BRUSSELS – A lack of coherent regulation in the EU means potentially hazardous chemicals continue to be used in all stages of the production process in the textiles industry, a new Norwegian study has said. It is claimed current EU policies for textile production often allow member states to shape the laws and their implementation themselves, leading to more use of chemicals and less sustainable waste management.
The research was carried out by Sustainable Market Actors for Responsible Trade (SMART), funded by EU research and innovation programme Horizon 2020. The project focuses on the environmental and social footprint of global supply chains for clothes and mobile phones and comprises researchers from 25 institutions from around the world.
“The EU today has a wide range of sustainability-oriented policies and regulations, but there is a lack of coherence and sufficiently stringent and enforceable regulation,” said Beate Sjåfjell, a law professor at Norway’s University of Oslo, and the leader of the SMART project.
She added: “Reforms adopted by the EU to promote sustainability often give a broad scope to the member states on how to implement these. Unfortunately, member states tend to aim for minimum implementation, out of fears of jeopardising their own competitive position or that of their businesses.”
The lack of coherent regulation means that potentially hazardous chemicals are continuously being used in all stages of the production process in the textiles industry, claimed Tineke Lambooy, a professor at the Nyenrode Business University in the Netherlands.

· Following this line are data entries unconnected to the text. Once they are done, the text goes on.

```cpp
__host__ __device__ inline int fc4_spg(int mtiles) { return ((mtiles + 7) / 8 + 7) / 8; }
template <int NT>
__global__ void __launch_bounds__(256, 2) k_fc4(const GemmArgs a) {
    constexpr int RT = 32 * NT;
    extern __shared__ __attribute__((aligned(16))) float4 sm[];
    const int tid = threadIdx.x;
    const int lane = tid & 63;
    const int w = __builtin_amdgcn_readfirstlane(tid >> 6);
    const int j = lane & 31, h = lane >> 5;
    const int fgrp = blockIdx.x & 7;
    const int nper = gridDim.x >> 3, k = blockIdx.x >> 3;
    const int SPG = fc4_spg(a.mtiles);
    const int nsteps = ((a.n_pix + RT - 1) / RT) * SPG;
    const int q0 = (int)(((long)nsteps * k) / nper), q1 = (int)(((long)nsteps * (k + 1)) / nper);
    f32x4* smv = reinterpret_cast<f32x4*>(sm);
    const float4* Wl = reinterpret_cast<const float4*>(a.Wp);
    auto xaddr = [&](int t, int (&bs)[NT], int (&sw)[NT], int& wt) {
        wt = t;
#pragma unroll
        for (int nt = 0; nt < NT; ++nt) { bs[nt] = (nt * 32 + j) * 64 + t * 16; sw[nt] = j & 15; }
    };
    int cur_rt = -1;
    uint32_t krow[2] = {0, 0}, kstream[2] = {0, 0}, kstage[2] = {0, 0};
    bool rv[2] = {false, false};
#pragma unroll 1
    for (int q = q0; q < q1; ++q) {
        const int rt = q / SPG, fs = q - rt * SPG;
        const int row0 = rt * RT;
        if (rt != cur_rt) {
            if (cur_rt >= 0) __syncthreads();
            cur_rt = rt;
            const f32x4* X = reinterpret_cast<const f32x4*>(a.X);
#pragma unroll
            for (int it = 0; it < 8 * NT; ++it) {
                const int idx = it * 256 + tid;
                const int r = idx >> 6, c4 = idx & 63;
                const int gr = row0 + r;
                smv[r * 64 + (c4 ^ (r & 15))] = (gr < a.n_pix) ? X[(size_t)gr * 64 + c4] : (f32x4)(0.f);
            }
            __syncthreads();
#pragma unroll
            for (int nt = 0; nt < NT; ++nt) {
                const int m = row0 + nt * 32 + j;
                rv[nt] = m < a.n_pix;
                const int mg = a.m0 + (rv[nt] ? m : 0);
                const int g = mg / a.rows_per_group;
                krow[nt] = global_row(a.gm.ids, a.gm.ids_div, mg - g * a.rows_per_group, a.row_offset);
                const uint2 key = group_key(a.gm, g);
                kstream[nt] = key.x; kstage[nt] = key.y;
            }
        }
        const int mt0 = (fgrp * SPG + fs) * 8 + 2 * w;
        if (mt0 >= a.mtiles) continue;
        f32x16 acc[2][NT];
#pragma unroll
        for (int mt = 0; mt < 2; ++mt)
#pragma unroll
            for (int nt = 0; nt < NT; ++nt)
#pragma unroll
                for (int e = 0; e < 16; ++e) acc[mt][nt][e] = 0.f;
        float4 bq[2][4];
#pragma unroll
        for (int mt = 0; mt < 2; ++mt)
#pragma unroll
            for (int g4 = 0; g4 < 4; ++g4) bq[mt][g4] = *reinterpret_cast<const float4*>(a.bias + (mt0 + mt) * 32 + 8 * g4 + 4 * h);
        tap_loop<2, NT>(acc, 4, Wl, sm, h, xaddr, DenseWIdx{mt0});
#pragma unroll
        for (int nt = 0; nt < NT; ++nt) {
            if (!rv[nt]) continue;
            const uint4 rnd = noise_words(a.k0, a.k1, a.tag, (uint32_t)((mt0 * 32) >> 7), krow[nt], kstream[nt], kstage[nt]);
            float* yp = a.Y + (size_t)(row0 + nt * 32 + j) * a.ldy;
#pragma unroll
            for (int mt = 0; mt < 2; ++mt)
#pragma unroll
                for (int g4 = 0; g4 < 4; ++g4) {
                    const int co = (mt0 + mt) * 32 + 8 * g4 + 4 * h;
                    const float4 bb = bq[mt][g4];
                    const uint32_t word = ((co >> 5) & 3) == 0 ? rnd.x : ((co >> 5) & 3) == 1 ? rnd.y : ((co >> 5) & 3) == 2 ? rnd.z : rnd.w;
                    float v[4] = {acc[mt][nt][4 * g4 + 0] + bb.x, acc[mt][nt][4 * g4 + 1] + bb.y,
                                  acc[mt][nt][4 * g4 + 2] + bb.z, acc[mt][nt][4 * g4 + 3] + bb.w};
#pragma unroll
                    for (int e = 0; e < 4; ++e) v[e] = relu_nan(v[e]) * keep2(((word >> ((co + e) & 31)) & 1u));
                    *reinterpret_cast<float4*>(yp + co) = make_float4(v[0], v[1], v[2], v[3]);
                }
        }
    }
}

void launch_fc4(const GemmArgs& a, hipStream_t st) {
    if (a.n_pix <= 32) {
        const int nsteps = fc4_spg(a.mtiles);
        hipLaunchKernelGGL(k_fc4<1>, dim3(8 * (nsteps < 64 ? nsteps : 64)), dim3(256), 32 * 64 * sizeof(float4), st, a);
        return;
    }
    const int nsteps = ((a.n_pix + 63) / 64) * fc4_spg(a.mtiles);
    const int nper = nsteps < 64 ? nsteps : 64;
    hipLaunchKernelGGL(k_fc4<2>, dim3(8 * nper), dim3(256), 64 * 64 * sizeof(float4), st, a);
}

}
```

Before: 12720 rollouts/s.

## Overlap next-image x4 prefetch with decoder-B tail and cache w4 fragments in LDS

In the fused decoder kernel, the w4 weight fragments are staged once per workgroup in LDS instead of being gathered from global memory for every image. The first w3 fragments are loaded before the initial barrier. Part of the next image's x4 input load is issued during decoder B's final strip instead of after it finishes, and decoder B reuses the caller's prefetch registers rather than keeping its own. The aim is to hide global load latency between the two stages and drop redundant weight reads, at the cost of more LDS per workgroup and more register pressure from holding the extra fragments across the stage boundary.

```diff
diff --git a/deep-active-inference-mc_amd/csrc/decoder.hip b/deep-active-inference-mc_amd/csrc/decoder.hip
--- a/deep-active-inference-mc_amd/csrc/decoder.hip
+++ b/deep-active-inference-mc_amd/csrc/decoder.hip
@@ -536,9 +536,11 @@
 }
 
 
-template <int PARTS, bool FUSED>
+struct DecBNoNext { __device__ __forceinline__ void operator()() const {} };
+template <int PARTS, bool FUSED, class NextX4 = DecBNoNext>
 __device__ __forceinline__ void dec_b_image(const DecBArgs& a, float4* const sm, float4* const sb3, float* const sq, float* const sQ,
-                                            const int img, const int qtr, const float* const y2img) {
+                                            const int img, const int qtr, const float* const y2img,
+                                            const float4* const sw4 = nullptr, f32x4* const pfx = nullptr, NextX4&& next_x4 = NextX4{}) {
     constexpr int SR = 4, NW = 4, NTHR = 256;
     constexpr int DB_RP = 33;
     constexpr int DB_PS = 17;
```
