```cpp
int64_t ocn_rows_neighbourhood_workspace_bytes(int64_t n_list);
int ocn_rows_neighbourhood(const int64_t* rowptrT, const int32_t* colT, int64_t n, const int64_t* rows, int64_t n_list,
                           uint32_t* bits, void* workspace, void* stream);
int ocn_bitlist_count(const uint32_t* bits, int64_t n_bits, int32_t* count, void* stream);
int ocn_bitlist_fill(const uint32_t* bits, int64_t n_bits, const int64_t* off , int64_t* out,
                     void* stream);

int ocn_rows_ln_relu(const float* x, const float* gamma, const float* beta, float eps, int32_t relu,
                     int64_t rows, int32_t H, float* y, void* stream);
int ocn_combine3(const float* coef, const float* x1, const float* x2, const float* x3, int64_t n,
                 float* out, void* stream);

int ocn_fill_rows(float* dst, int64_t ld, int32_t n_cols, const float* vec, const int64_t* row_range,
                  int64_t max_rows, void* stream);

typedef struct OcnLinearGroup {
  const float* X; int64_t ldX;
  int64_t M;
  const void* Wp;
  const float* bias;
  const float* gamma; const float* beta; float eps;
  int32_t relu;
  const float* scale;
  const float* addend; int64_t ldAdd;
  const float* dotw; const float* dotb;
  float* Y; int64_t ldY;
  const int64_t* row_range;
  const int64_t* y_row_map;
  int32_t add_bcast;
} OcnLinearGroup;

int64_t ocn_linear_panel_bytes(int32_t N, int32_t K);
int ocn_linear_split_weight(const float* W, int32_t N, int32_t K, void* Wp, void* stream);
int ocn_linear_bf16x6(const float* X, int64_t M, int32_t K, const void* Wp, int32_t N,
                      const float* bias, const float* gamma, const float* beta, float eps,
                      int32_t relu, const float* dotw, const float* dotb, float* Y, void* stream);
int ocn_linear_grouped(const OcnLinearGroup* groups, int32_t n_groups, int32_t K, int32_t N, void* stream);

typedef struct OcnHeadsArgs {
  const float* x[3];
  int64_t ldx, B;
  int32_t H;
  const void* p_first[3];
  const void* p_mid[2];
  const void* p_out[3];
  const float* vec;
  const int64_t* ranges;
  const int64_t* y_row_map;
  float* y;
// ... 42 lines not shown
```

ocn_amd/_lib.py:

```python
from __future__ import annotations

import ctypes
import glob
import os
import subprocess
from ctypes import c_float, c_int32, c_int64, c_void_p

_HERE = os.path.dirname(os.path.abspath(__file__))
_ROOT = os.path.dirname(_HERE)
LIB_PATH = os.environ.get("OCN_LIB_PATH", os.path.join(_HERE, "libocn_hip.so"))
CSRC = os.path.join(_HERE, "csrc")
INCLUDE = os.path.join(_ROOT, "include")
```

Lambooy said: “The traditional production process for many kinds of fashion articles starts in the cotton field. There, a lot of pesticides and fertilisers are used in the mainstream processes. Growing cotton requires a lot of pesticides, dying yarn requires chemicals, and chemicals are also involved in the end-phase of the product life cycle, when the product becomes waste or is recycled.

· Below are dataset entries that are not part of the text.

static int solver_create(const dzg_lp *lp, const dzg_opts *opts_in, dzg_solver **out, const SuccessorSrc *src)
{
    if (!out) return fail(DZG_E_ARG, "out is NULL");
    *out = nullptr;
    std::string why;
    if (!validate(lp, why, src != nullptr)) return fail(DZG_E_ARG, "invalid dzg_lp: " + why);
    dzg_opts o;
    if (opts_in) o = *opts_in; else dzg_opts_default(&o);
    if (o.max_iter <= 0) o.max_iter = 10000000;
    if (o.poll_interval <= 0) o.poll_interval = 32;
    if (o.epsilon == 0.0) o.epsilon = 1e-12;
    if (o.auto_strict_rows <= 0) o.auto_strict_rows = 192;
    if (o.tie_tol == 0.0) o.tie_tol = 1e-11;

    int ndev = 0;
    if (hipGetDeviceCount(&ndev) != hipSuccess || ndev <= 0)
        return fail(DZG_E_DEVICE, "no HIP device visible: dantzig_amd has no CPU path");
    if (o.device < 0 || o.device >= ndev) return fail(DZG_E_ARG, "opts.device out of range");
    HIP_OK(hipSetDevice(o.device));

    dzg_solver *s = new dzg_solver();
    s->opts = o;
    struct Guard { dzg_solver *s; ~Guard() { if (s) dzg_solver_destroy(s); } } guard{s};
    if (o.stream) {
        s->st = (hipStream_t)o.stream;
        s->own_stream = false;
    } else {
        HIP_OK(hipStreamCreate(&s->st));
    }
    HIP_OK(hipHostMalloc((void **)&s->h_ctl, sizeof(DzgCtl)));

    DzgDev &d = s->d;
    const int m = (int)lp->m, n = (int)lp->n, ns = (int)lp->n_struct, q = n - m;
    d.m = m; d.n = n; d.ns = ns; d.q = q;
    d.lda = ((long long)m + 15) / 16 * 16 + (m >= 2048 ? 272 : 0);
    if (d.lda == 0) d.lda = 16;
    d.eps = o.epsilon;
    d.ftran_variant = -1;
    if (const char *fv = std::getenv("DZG_FTRAN_VARIANT")) d.ftran_variant = std::atoi(fv);
    {
        const double kk = 384e6 / (8.0 * (double)(lp->m > 0 ? lp->m : 1));
        d.ftran_nt_k = kk > 2e9 ? 2000000000 : (int)kk;
        if (d.ftran_nt_k < 513) d.ftran_nt_k = 513;
    }
    d.beta_split = 1;
    if (const char *bs = std::getenv("DZG_CHAIN_BETA_SPLIT")) d.beta_split = bs[0] != '0';
    d.fold_k = 0x7fffffff;
    if (const char *fk = std::getenv("DZG_CHAIN_FOLD_K")) d.fold_k = std::atoi(fk);
    d.world = o.world > 1 ? o.world : 1;
    d.rank = d.world > 1 ? o.rank : 0;
    d.col0 = 0;
    d.col1 = ns;
    if (d.world > 1) {
        if (o.rank < 0 || o.rank >= o.world || o.col_begin < 0 || o.col_end > ns ||
            o.col_begin > o.col_end)
            return fail(DZG_E_ARG, "opts.rank / col_begin / col_end");
        d.col0 = (int)o.col_begin;
        d.col1 = (int)o.col_end;
    }
    const int nloc = d.col1 - d.col0;
    d.repl = (d.world > 1 && o.replicate_matrix && lp->a) ? 1 : 0;
    d.xstride = d.repl ? 8 : 8 + ((long long)m + 7) / 8 * 8;
    const double *a_host = !lp->a ? nullptr
                           : (o.a_is_block && d.world > 1) ? lp->a
                                                           : lp->a + (size_t)d.col0 * (size_t)lp->lda;

    d.csc = (ns > 0 && !lp->a && !src) ? 1 : 0;
    d.rs = 0;
    d.rs_r0 = 0;
    d.rs_r1 = m;
    d.rs_mcol = 0;
    if (o.shard_rows && d.world > 1) {
        if (d.csc) return fail(DZG_E_ARG, "opts.shard_rows needs a dense matrix");
        if (o.price_kernel != DZG_PRICE_AUTO && o.price_kernel != DZG_PRICE_TREE)
            return fail(DZG_E_ARG, "opts.shard_rows prices with the AUTO / TREE kernels (every rank "
                                   "re-derives dz of the entering column in their summation order)");
        d.rs = 1;
        s->rs_slice = (int)((((long long)m + d.world - 1) / d.world + 15) / 16 * 16);
        if (s->rs_slice < 16) s->rs_slice = 16;
        const long long r0 = (long long)d.rank * s->rs_slice;
        d.rs_r0 = (int)(r0 < m ? r0 : m);
        d.rs_r1 = (int)(r0 + s->rs_slice < m ? r0 + s->rs_slice : m);
        d.rs_mcol = d.repl ? 0 : ((long long)m + 15) / 16 * 16;
        s->xstride_max = DZG_RS_COL + d.rs_mcol + ((long long)m + 2 + 15) / 16 * 16;
        d.xstride = s->xstride_max;
    }
    if (d.csc) {
        std::vector<long long> cp((size_t)nloc + 1, 0);
        std::vector<int> ri;
        std::vector<double> cv;
        for (int j = 0; j < nloc; ++j) {
            for (int64_t e = lp->col_ptr[d.col0 + j]; e < lp->col_ptr[d.col0 + j + 1]; ++e)
                if (lp->val[e] != 0.0) {
                    ri.push_back((int)lp->row_idx[e]);
                    cv.push_back(lp->val[e]);
                }
            cp[(size_t)j + 1] = (long long)ri.size();
        }
        long long *dcp; int *dri; double *dcv;
// ... 2924 lines not shown
    for (int64_t k = 0; k < ncols; ++k) {
        if (cols[k] >= n_struct || cols[k] < -m) return fail(DZG_E_ARG, "cols out of range");
        c32[(size_t)k] = (int)cols[k];
    }
    long long *dcp; int *dri, *dcols; double *dcv, *dv, *dout;
    HIP_OK(hipMalloc(&dcp, sizeof(long long) * cp.size()));
    HIP_OK(hipMalloc(&dri, sizeof(int) * (nnz + 1)));
    HIP_OK(hipMalloc(&dcv, sizeof(double) * (nnz + 1)));
    HIP_OK(hipMalloc(&dv, sizeof(double) * ((size_t)m + 2)));
    HIP_OK(hipMalloc(&dout, sizeof(double) * c32.size()));
    HIP_OK(hipMalloc(&dcols, sizeof(int) * c32.size()));
    HIP_OK(hipMemcpy(dcp, cp.data(), sizeof(long long) * cp.size(), hipMemcpyHostToDevice));
    if (nnz) {
        HIP_OK(hipMemcpy(dri, row_idx, sizeof(int) * nnz, hipMemcpyHostToDevice));
        HIP_OK(hipMemcpy(dcv, val, sizeof(double) * nnz, hipMemcpyHostToDevice));
    }
    HIP_OK(hipMemset(dv, 0, sizeof(double) * ((size_t)m + 2)));
    HIP_OK(hipMemcpy(dv, v, sizeof(double) * m, hipMemcpyHostToDevice));
    HIP_OK(hipMemcpy(dcols, c32.data(), sizeof(int) * c32.size(), hipMemcpyHostToDevice));
    dzg_launch_price_csc_raw(dcp, dri, dcv, dcols, (int)ncols, dv, dout, 0);
    HIP_OK(hipDeviceSynchronize());
    HIP_OK(hipGetLastError());
    if (ncols > 0) HIP_OK(hipMemcpy(out, dout, sizeof(double) * ncols, hipMemcpyDeviceToHost));
    hipFree(dcp); hipFree(dri); hipFree(dcv); hipFree(dv); hipFree(dout); hipFree(dcols);
    return 0;
}

extern "C" int dzg_kernel_first_pivot(int64_t len, const double *y, const double *ybar,
                                      int64_t *pos_out, int32_t device)
{
    if (len < 0 || !pos_out) return fail(DZG_E_ARG, "bad argument");
    if (dzg_device_count() <= 0) return fail(DZG_E_DEVICE, "no HIP device visible");
    HIP_OK(hipSetDevice(device));
    return dzg_run_first_pivot(len, y, ybar, pos_out);
}

extern "C" int dzg_kernel_second_pivot(int64_t len, double mu, const double *y, const double *ybar,
                                       const double *dy, int64_t *pos_out, int32_t device)
{
    if (len < 0 || !pos_out) return fail(DZG_E_ARG, "bad argument");
    if (dzg_device_count() <= 0) return fail(DZG_E_DEVICE, "no HIP device visible");
    HIP_OK(hipSetDevice(device));
    return dzg_run_second_pivot(len, mu, y, ybar, dy, pos_out);
}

“The use of toxic chemicals can have detrimental effects for people living nearby because it could get into their drinking water, and it certainly destroys ecosystems.

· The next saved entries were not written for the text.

static inline uint32_t kv_pick_coarse(uint32_t n, uint32_t load) {
  uint64_t c = ((uint64_t)n + load - 1) / load;
  if (c < 1) c = 1;
  if (c > DINT_KV_CMAX) c = DINT_KV_CMAX;
  return (uint32_t)c;
}
static uint32_t kv_env(const char *name, uint32_t dflt) {
  const char *v = getenv(name);
  return v && *v ? (uint32_t)strtoul(v, nullptr, 10) : dflt;
}
static dint_kv_knobs kv_read_knobs() {
  dint_kv_knobs k;
  k.coarse_load = std::min(8192u, std::max(64u, kv_env("DINT_KV_COARSE_LOAD", KVB_T)));
  k.cap = kv_env("DINT_KV_CAP", 0);
// ... 5 lines not shown
  k.no_split = kv_env("DINT_KV_NO_SPLIT", 0);
  k.split_min = std::max(65u, kv_env("DINT_KV_SPLIT_MIN", 65u));
  k.split_target = std::min(448u, std::max(8u, kv_env("DINT_KV_SPLIT_TARGET", 384u)));
  k.one_big_kernel = kv_env("DINT_KV_ONE_BIG_KERNEL", 0);
  k.no_ahead = kv_env("DINT_KV_NO_AHEAD", 0);
  k.no_fuse = kv_env("DINT_KV_NO_FUSE", 0);
  k.sb_split_min = kv_env("DINT_KV_SB_SPLIT_MIN", 65u);
  k.sb_late_grid = std::max(1u, std::min(KVB_GRID, kv_env("DINT_KV_SB_LATE_GRID", 32u)));
  k.sb_npmax = std::max(2u, std::min(KSB_NPMAX, kv_env("DINT_KV_SB_NPMAX", 128u)));
  k.sb_workers = kv_env("DINT_KV_SB_WORKERS", k.sb_npmax + 2u);
  if (k.sb_workers) k.sb_workers = std::max(k.sb_workers, k.sb_npmax + 2u);
  k.workers = std::min(1024u, std::max(KVR_NPMAX + 2u, kv_env("DINT_KV_WORKERS", KVW_GRID)));
  k.part_first = kv_env("DINT_KV_PART_FIRST", 0) & 1u;
  k.late_grid = std::min(KVB_GRID, std::max(1u, kv_env("DINT_KV_LATE_GRID", 8u)));
  k.late_big = kv_env("DINT_KV_LATE_BIG", 0);
  k.exp_no_late = kv_env("DINT_EXP_NO_LATE", 0);
  k.late_fat = kv_env("DINT_KV_LATE_FAT", 0);
  return k;
}

static inline bool kv_uses_hot(const dint_kv &kv, int load_mode) {
  return kv.workload != DINT_WL_SMALLBANK && !(kv.force_rounds & 3) && !load_mode && !kv.knobs.no_split;
}
bool dint_kv_one_launch(const dint_kv &kv, int load_mode) {
  return kv_uses_hot(kv, load_mode) && !kv.knobs.one_big_kernel && !kv.knobs.no_fuse;
}
bool dint_kv_ahead_ok(const dint_kv &kv, int load_mode) {
  if (kv.workload == DINT_WL_SMALLBANK) return !load_mode && !kv.knobs.no_ahead && !kv.knobs.no_fuse;
  return kv_uses_hot(kv, load_mode) && !kv.knobs.one_big_kernel && !kv.knobs.no_ahead;
}

static void kv_fill_pass(kv_pass_args &A, const void *d_req, void *d_rep, uint32_t n, const dint_kv &kv, dint_log log,
                         const dint_scratch &s, int load_mode, const dint_view &view, uint32_t tile) {
  const dint_kv_knobs &K = kv.knobs;
  const uint32_t C = kv_pick_coarse(n, K.coarse_load);
  const uint32_t mean = (n + C - 1) / C;
  uint32_t cap = K.cap_mult * mean + 64;
  cap = std::min(cap, (uint32_t)(s.kbins_slots / C));
  cap = std::max(1u, K.cap ? std::min(cap, K.cap) : cap);
  A.req = (const uint8_t *)d_req; A.rep = (uint8_t *)d_rep; A.n = n;
  A.n_tiles = (n + tile - 1) / tile;
  A.kv = kv.d_dev; A.log = log; A.cut = kv_make_cut(C, n); A.cap = cap;
  A.lcap = K.lcap;
  const uint64_t pn = s.kvs.pass_no;
  A.pno = (uint32_t)(pn & 1u);
  A.bin_cnt = s.kvs.bin_cnt[pn & 1]; A.kbins = s.kvs.kbins[pn & 1]; A.ovl = s.kvs.ovl[pn & 1];
  A.big = s.kvs.ctl[pn % 3]; A.big_z = s.kvs.ctl[(pn + 2) % 3];
  A.blk_pub = s.kvs.pub[pn % 3]; A.blk_pub_z = s.kvs.pub[(pn + 2) % 3];
  A.bigrdy = s.kvs.bigrdy;
  A.ovf = s.ovf; A.ovf2 = s.ovf2; A.stats = s.stats;
  A.bigq = s.bigq;
  A.hotpub = s.hotpub;
  A.lateq = s.lateq;
  A.seq = s.pass_seq ? s.pass_seq : 1u;
  A.inv_n = n > 1 ? (uint32_t)((1ull << 32) / n) : 0xFFFFFFFFu;
  A.load_mode = load_mode;
  A.force_flags = kv.force_rounds | (K.no_bm ? 4 : 0) | (int)(K.hot_min << 8);
  A.split_min = kv_uses_hot(kv, load_mode) ? K.split_min : 0xFFFFFFFFu;
  A.split_target = K.split_target;
  A.np_max = KVR_NPMAX;
  A.sb_pieces = 0;
  A.sbx = s.kvs.sbx;
  if (kv.workload == DINT_WL_SMALLBANK && K.sb_split_min && s.kvs.sbx && !(kv.force_rounds & 3) && !load_mode && !K.no_split) {
    A.split_min = std::max(8u, K.sb_split_min);
    A.np_max = K.sb_npmax;
    A.sb_pieces = 1;
  }
  A.has_log = kv.workload != DINT_WL_STORE;
  A.trace = kv.d_trace;
  A.V = view;
}

extern template int kv_piece_residency<DINT_WL_STORE>(int);
extern template int kv_piece_residency<DINT_WL_TATP>(int);
extern template int kv_piece_residency<DINT_WL_SMALLBANK>(int);
extern template void launch_kv_passes<DINT_WL_STORE>(kv_multi_args &, uint32_t, uint32_t, hipStream_t, hipEvent_t *, const dint_kv_knobs &, bool, const kv_multi_args *, uint32_t);
extern template void launch_kv_passes<DINT_WL_TATP>(kv_multi_args &, uint32_t, uint32_t, hipStream_t, hipEvent_t *, const dint_kv_knobs &, bool, const kv_multi_args *, uint32_t);
extern template void launch_kv_passes<DINT_WL_SMALLBANK>(kv_multi_args &, uint32_t, uint32_t, hipStream_t, hipEvent_t *, const dint_kv_knobs &, bool, const kv_multi_args *, uint32_t);

static inline uint32_t kv_pick_rpt(uint32_t n_total, const dint_kv_knobs &K) {
  if (K.rpt == 1 || K.rpt == 2 || K.rpt == 4) return K.rpt;
  return n_total >= 1024u * 1024u ? 4u : n_total >= 256u * 1024u ? 2u : 1u;
}
static inline uint32_t kv_pick_rpt_ahead(uint32_t n, const dint_kv_knobs &K) {
  if (K.rpt == 4 || (K.rpt == 0 && n >= 256u * 1024u)) return 4u;
  return 2u;
}

static void launch_kv_dispatch(uint32_t workload, kv_multi_args &M, uint32_t n_eng, uint32_t rpt, hipStream_t st, hipEvent_t *ev,
                               const dint_kv_knobs &K, bool part_done = false, const kv_multi_args *next = nullptr, uint32_t next_rpt = 0) {
  switch (workload) {
    case DINT_WL_STORE: launch_kv_passes<DINT_WL_STORE>(M, n_eng, rpt, st, ev, K, part_done, next, next_rpt); break;
    case DINT_WL_TATP: launch_kv_passes<DINT_WL_TATP>(M, n_eng, rpt, st, ev, K, part_done, next, next_rpt); break;
    default: launch_kv_passes<DINT_WL_SMALLBANK>(M, n_eng, rpt, st, ev, K, part_done, next, next_rpt); break;
  }
}

void dint_launch_kv(const void *d_req, void *d_rep, uint32_t n, const dint_kv &kv, dint_log log, dint_scratch s,
                    int load_mode, hipStream_t st, hipEvent_t *ev, const dint_view &view, bool part_done, const dint_kv_ahead *next) {
  if (n == 0) return;
  kv_multi_args M;
  memset(&M, 0, sizeof M);
  const uint32_t rpt = kv_pick_rpt(n, kv.knobs), rpt_a = kv_pick_rpt_ahead(n, kv.knobs);
  kv_fill_pass(M.e[0], d_req, d_rep, n, kv, log, s, load_mode, view, part_done ? KVB_T * rpt_a : KV_TB * rpt);
  kv_multi_args N;
  uint32_t next_rpt = 0;
  if (next && next->n && dint_kv_ahead_ok(kv, load_mode)) {
    dint_scratch sn = s;
    sn.kvs.pass_no = s.kvs.pass_no + 1;
    sn.pass_seq = s.pass_seq + 1 >= 0x3FFFFFFFu ? 1u : s.pass_seq + 1;
    next_rpt = kv_pick_rpt_ahead(next->n, kv.knobs);
    memset(&N, 0, sizeof N);
    kv_fill_pass(N.e[0], next->d_req, next->d_rep, next->n, kv, log, sn, load_mode, next->view, KVB_T * next_rpt);
  } else {
    next = nullptr;
  }
  launch_kv_dispatch(kv.workload, M, 1, rpt, st, ev, kv.knobs, part_done, next ? &N : nullptr, next_rpt);
}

“Sometimes the cotton is grown in one country, then the produced textile is sent to a factory in another country, and then the finished product is sent to yet another country to be sold. This means that the production process also involves pollution caused by sea, road and air transport.”
The researchers also claimed that hazardous materials in textiles end up being spread across the world, often in countries where waste management is lacking.
Maja van der Velden, associate professor at the University of Oslo said: “The lack of sustainable recycling practices leads to the pollution of land, water and air.”